The week I bought my Taylor 610E I saw the LL33J on sale at the local Yamaha shop...it was so impressive I returned the Taylor and don`t regret it one iota.


----------



## shoretyus (Jan 6, 2007)

Sorry Pete the locals have figured it out. But three out of four of those guitars have a lacquer blush problem


----------



## sneakypete (Feb 2, 2006)

dang...too late.


----------



## Grenvilleter (Dec 22, 2007)

I am not familiar with the Yamaha line but some spec's would be really nice.
Stuff like types of wood used in construction on body, top and neck, Nut width, scale length, bracing pattern and type eg: " X" forward shifted or scalloped, bridge plate composition, fingerboard and bridge composition.

Many times even a good pic just don't convey these little snippets that sometimes define a really well built guitar.
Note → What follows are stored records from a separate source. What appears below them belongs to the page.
#ifndef NCT_MID_MAXP0
#define NCT_MID_MAXP0 2
#endif
static_assert(NCT_MID_MAXP0 == 1 || NCT_MID_MAXP0 == 2, "k_mg_mid is instantiated for one or two pixels per thread at its first level (four measured slower: DESIGN.md 9)");
constexpr int MID_T = 1024, MID_P1 = 1, MID_N1 = MID_T * MID_P1, MID_LV = 5;
constexpr int mid_cap(int d) { return d == 1 ? 1024 : (d == 2 ? 256 : 64); }
constexpr int mid_stash_off(int d) { return d <= 1 ? 0 : mid_stash_off(d - 1) + 14 * mid_cap(d - 1); }
constexpr int MID_STASH = mid_stash_off(MID_LV);
constexpr int mid_ppt(int P0, int D) { return D == 0 ? P0 : (D == 1 ? MID_P1 : 1); }
struct MidPack { Lvl lv[MID_LV]; int nl; };
__device__ __forceinline__ vf mid_op(const PxCoef& c, const vf* __restrict__ s_v, int i, int W, vf* centre = nullptr) {
    const vf v0 = s_v[i];
    if (centre) *centre = v0;
    vf y = c.d * v0;
    vf t[8];
#pragma unroll
    for (int k = 0; k < 8; ++k) t[k] = s_v[(c.ex & (1u << k)) ? i + nb_dy(k) * W + nb_dx(k) : i];
#pragma unroll
    for (int k = 0; k < 8; ++k) y -= c.w[k] * ((c.ex & (1u << k)) ? t[k] : 0.0f);
    return y;
}
__device__ __forceinline__ vf mid_restrict(const vf* __restrict__ s_res, const vf (&ps)[9], int I, int Wc, int Wf, int Hf) {
    const int Y = I / Wc, X = I - Y * Wc, r = 2 * Y, c = 2 * X;
    vf acc = 0.0f, t[9]; bool in[9];
#pragma unroll
    for (int k = 0; k < 9; ++k) {
        const int yy = r + k / 3 - 1, xx = c + k % 3 - 1;
        in[k] = yy >= 0 && yy < Hf && xx >= 0 && xx < Wf;
        t[k] = s_res[in[k] ? yy * Wf + xx : r * Wf + c];
    }
#pragma unroll
    for (int k = 0; k < 9; ++k) acc = in[k] ? acc + ps[k] * t[k] : acc;
    return acc;
}
__device__ __forceinline__ vf mid_prolong(const vf* __restrict__ s_c, const vf (&pw)[4], int gy, int gx, int Wc, int Hc) {
    const int Y0 = gy >> 1, X0 = gx >> 1;
    const bool oy = (gy & 1) != 0, ox = (gx & 1) != 0;
    const bool xr = X0 + 1 < Wc, yd = Y0 + 1 < Hc;
    const int i00 = Y0 * Wc + X0, i01 = xr ? i00 + 1 : i00, i10 = yd ? i00 + Wc : i00, i11 = (yd && xr) ? i00 + Wc + 1 : i00;
    const vf c00 = s_c[i00], c01 = s_c[i01], c10 = s_c[i10], c11 = s_c[i11];
    if (!oy && !ox) return c00;
    vf e = pw[0] * c00;
    if (oy && ox) {
        e = xr ? e + pw[1] * c01 : e;
        e = yd ? e + pw[2] * c10 : e;
        e = (yd && xr) ? e + pw[3] * c11 : e;
    } else if (ox) { e = xr ? e + pw[1] * c01 : e; }
    else { e = yd ? e + pw[1] * c10 : e; }
    return e;
}
template <int P0, int D>
__device__ __forceinline__ void mid_level(const MidPack& P, int q, int t, vf* __restrict__ sA, vf* __restrict__ sB, vf* __restrict__ sC, vf* __restrict__ sS,
                                          const vf (&breg)[mid_ppt(P0, D)], int sweeps) {
    constexpr int PPT = mid_ppt(P0, D);
    const Lvl& L = P.lv[D];
    const int n = L.n, W = L.W;
    if (D == P.nl - 1) {
        if (t < n) sA[t] = breg[0];
        __syncthreads();
        if (t < 64) {
            const int i = t;
            const bool live = i < n;
            const int r = live ? i / W : 0, c = live ? i - r * W : 0;
            vf bq = 0.f, d = 0.f, dv = 0.f, w[8]; unsigned ex = 0;
#pragma unroll
            for (int k = 0; k < 8; ++k) w[k] = 0.f;
            if (live) { const PxCoef pc = px_coef<true>(L, r, c); d = pc.d; dv = pc.dinv; ex = pc.ex; bq = sA[i];
#pragma unroll
                for (int k = 0; k < 8; ++k) w[k] = pc.w[k]; }
            vf x = 0.0f;
            for (int s = 0; s < sweeps; ++s) {
                vf y = d * x;
#pragma unroll
                for (int k = 0; k < 8; ++k) {
                    const vf xn = __shfl(x, (i + nb_dy(k) * W + nb_dx(k)) & 63);
                    if (ex & (1u << k)) y -= w[k] * xn;
                }
                if (live) x = x + (bq - y) * (dv * MG_R0);
            }
            if (live) { if (D == 0) L.x2[(size_t)q * n + i] = x; else sC[i] = x; }
        }
        __syncthreads();
        return;
    }
    if constexpr (D + 1 < MID_LV) {
        const Lvl& C = P.lv[D + 1];
        constexpr int CPT = mid_ppt(P0, D + 1);
        vf* __restrict__ stash = sS + mid_stash_off(D);
        vf x[PPT];
        {
            PxCoef c[PPT]; vf ps[CPT][9];
#pragma unroll
            for (int k = 0; k < PPT; ++k) { const int i = t + k * MID_T; if (i < n) c[k] = px_coef<true>(L, i / W, i % W); }
#pragma unroll
            for (int k = 0; k < CPT; ++k) { const int I = t + k * MID_T; if (I < C.n) {
#pragma unroll
                for (int j = 0; j < 9; ++j) ps[k][j] = L.fpst[(size_t)I * 9 + j]; } }
            if constexpr (D >= 1) {
                if (t < n) {
                    vf pw[4];
#pragma unroll
                    for (int j = 0; j < 4; ++j) pw[j] = L.fpw[(size_t)j * n + t];
                    stash[t] = c[0].d; stash[n + t] = c[0].dinv;
#pragma unroll
                    for (int j = 0; j < 8; ++j) stash[(2 + j) * n + t] = c[0].w[j];
#pragma unroll
                    for (int j = 0; j < 4; ++j) stash[(10 + j) * n + t] = pw[j];
                }
            }
#pragma unroll
            for (int k = 0; k < PPT; ++k) { const int i = t + k * MID_T; if (i < n) sA[i] = breg[k] * c[k].dinv; }
            __syncthreads();
#pragma unroll
            for (int sw = 1; sw < MG_NS; ++sw) {
                vf* src = (sw & 1) ? sA : sB; vf* dst = (sw & 1) ? sB : sA;
#pragma unroll
                for (int k = 0; k < PPT; ++k) {
                    const int i = t + k * MID_T;
                    if (i < n) {
                        vf xs; const vf y = mid_op(c[k], src, i, W, &xs);
                        const vf xv = xs + (breg[k] - y) * (c[k].dinv * mg_rk(sw));
                        dst[i] = xv;
                        if (sw == MG_NS - 1) x[k] = xv;
                    }
                }
                __syncthreads();
            }
            {
                vf* xs = (MG_NS & 1) ? sA : sB; vf* rs = (MG_NS & 1) ? sB : sA;
#pragma unroll
                for (int k = 0; k < PPT; ++k) { const int i = t + k * MID_T; if (i < n) rs[i] = breg[k] - mid_op(c[k], xs, i, W); }
            }
            __syncthreads();
            vf bc[CPT];
#pragma unroll
            for (int k = 0; k < CPT; ++k) { const int I = t + k * MID_T; bc[k] = I < C.n ? mid_restrict((MG_NS & 1) ? sB : sA, ps[k], I, C.W, W, L.H) : 0.f; }
            __syncthreads();
            asm volatile("" ::: "memory");
            mid_level<P0, D + 1>(P, q, t, sA, sB, sC, sS, bc, sweeps);
        }
        PxCoef c[PPT]; vf pw[PPT][4];
        if constexpr (D == 0) {
#pragma unroll
            for (int k = 0; k < PPT; ++k) { const int i = t + k * MID_T; if (i < n) { c[k] = px_coef<true>(L, i / W, i % W);
#pragma unroll
                for (int j = 0; j < 4; ++j) pw[k][j] = L.fpw[(size_t)j * n + i]; } }
        } else {
            if (t < n) {
                const int gy = t / W, gx = t - gy * W;
                const bool xr = gx + 1 < W, xl = gx > 0, yd = gy + 1 < L.H, yu = gy > 0;
                c[0].ex = (xr ? 1u : 0u) | (xl ? 2u : 0u) | (yd ? 4u : 0u) | (yu ? 8u : 0u) | (xr && yd ? 16u : 0u) | (xl && yd ? 32u : 0u) | (xr && yu ? 64u : 0u) | (xl && yu ? 128u : 0u);
                c[0].d = stash[t]; c[0].dinv = stash[n + t];
#pragma unroll
                for (int j = 0; j < 8; ++j) c[0].w[j] = stash[(2 + j) * n + t];
#pragma unroll
                for (int j = 0; j < 4; ++j) pw[0][j] = stash[(10 + j) * n + t];
            }
        }
#pragma unroll
        for (int k = 0; k < PPT; ++k) {
            const int i = t + k * MID_T;
            if (i < n) sA[i] = x[k] + mid_prolong(sC, pw[k], i / W, i % W, C.W, C.H);
        }
        __syncthreads();
#pragma unroll
        for (int sw = 0; sw < MG_NS; ++sw) {
            vf* src = (sw & 1) ? sB : sA; vf* dst = (sw & 1) ? sA : sB;
#pragma unroll
            for (int k = 0; k < PPT; ++k) {
                const int i = t + k * MID_T;
                if (i < n) {
                    vf xs; const vf y = mid_op(c[k], src, i, W, &xs);
                    const vf v = xs + (breg[k] - y) * (sw == 0 ? c[k].dinv : c[k].dinv * mg_rk(sw));
                    if (sw < MG_NS - 1) dst[i] = v;
                    else if (D == 0) L.x2[(size_t)q * n + i] = v; else sC[i] = v;
                }
            }
            __syncthreads();
        }
    }
}
template <int P0>
__global__ __launch_bounds__(MID_T) void k_mg_mid(const PState* __restrict__ st, MidPack P, int sweeps) {
    const int nact = st->nactive;
    __shared__ vf sA[MID_T * P0], sB[MID_T * P0], sC[MID_N1], sS[MID_STASH];
    const int q = blockIdx.x, t = threadIdx.x;
    const Lvl& L0 = P.lv[0];
    vf b[P0];
#pragma unroll
    for (int k = 0; k < P0; ++k) { const int i = t + k * MID_T; b[k] = i < L0.n ? L0.b[(size_t)q * L0.n + i] : 0.f; }
    if (nact == 0) return;
    mid_level<P0, 0>(P, q, t, sA, sB, sC, sS, b, sweeps);
}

Congratulations on your new sweetheart. :food-smiley-004:

EDIT- I just checked the reviews as linked on an earlier post and 1 guy claims the fingerboard is Ebony and another claims it to be Rosewood ??
They all agree the sound is killer however.


----------



## sneakypete (Feb 2, 2006)

found some pics of an LL33J that was for sale on line over here a while...not mine `cause I won`t sell it. But just to compare...The LLs have scalloped X bracing, the newer series have multi piece necks, mine is a single piece of mahogany. The high ends are hand built in Japan. Fingerboard and bridge are ebony.


----------



## bluezombie (May 7, 2007)

Wow sneakypete, your Yamaha looks like a god version of mine haha. Beautiful inlaying


----------



## Ship of fools (Nov 17, 2007)

*Blue Book says*

Here's what the Blue Book says about them.
The LL-500 Handcrafted acoustic LL body style, solid Sitka Spruce top, solid Rosewood back and sides mother of pearl snowflake inlays,abalone rosette,ivory cell bindings.Natural finish,fingerboard Rosewood,bridge Rosewood.
MSR$1799....100%..$1325......Excellent...$$775-900...Average..$$500-575
Made from 1999 to present, they seem to be the middle of the road for the LL series, so it looks as if you scored pretty nicely there, Yamaha's are a true and tested acoustic guitar and for these series you really can't go wrong, I am sure she must sound pretty sweet.Ship


----------



## JHarasym (Mar 27, 2007)

The Yamaha web site shows the LL500 being built from 1999:
http://www.yamaha.co.jp/english/product/guitar/aguitar/history.html


----------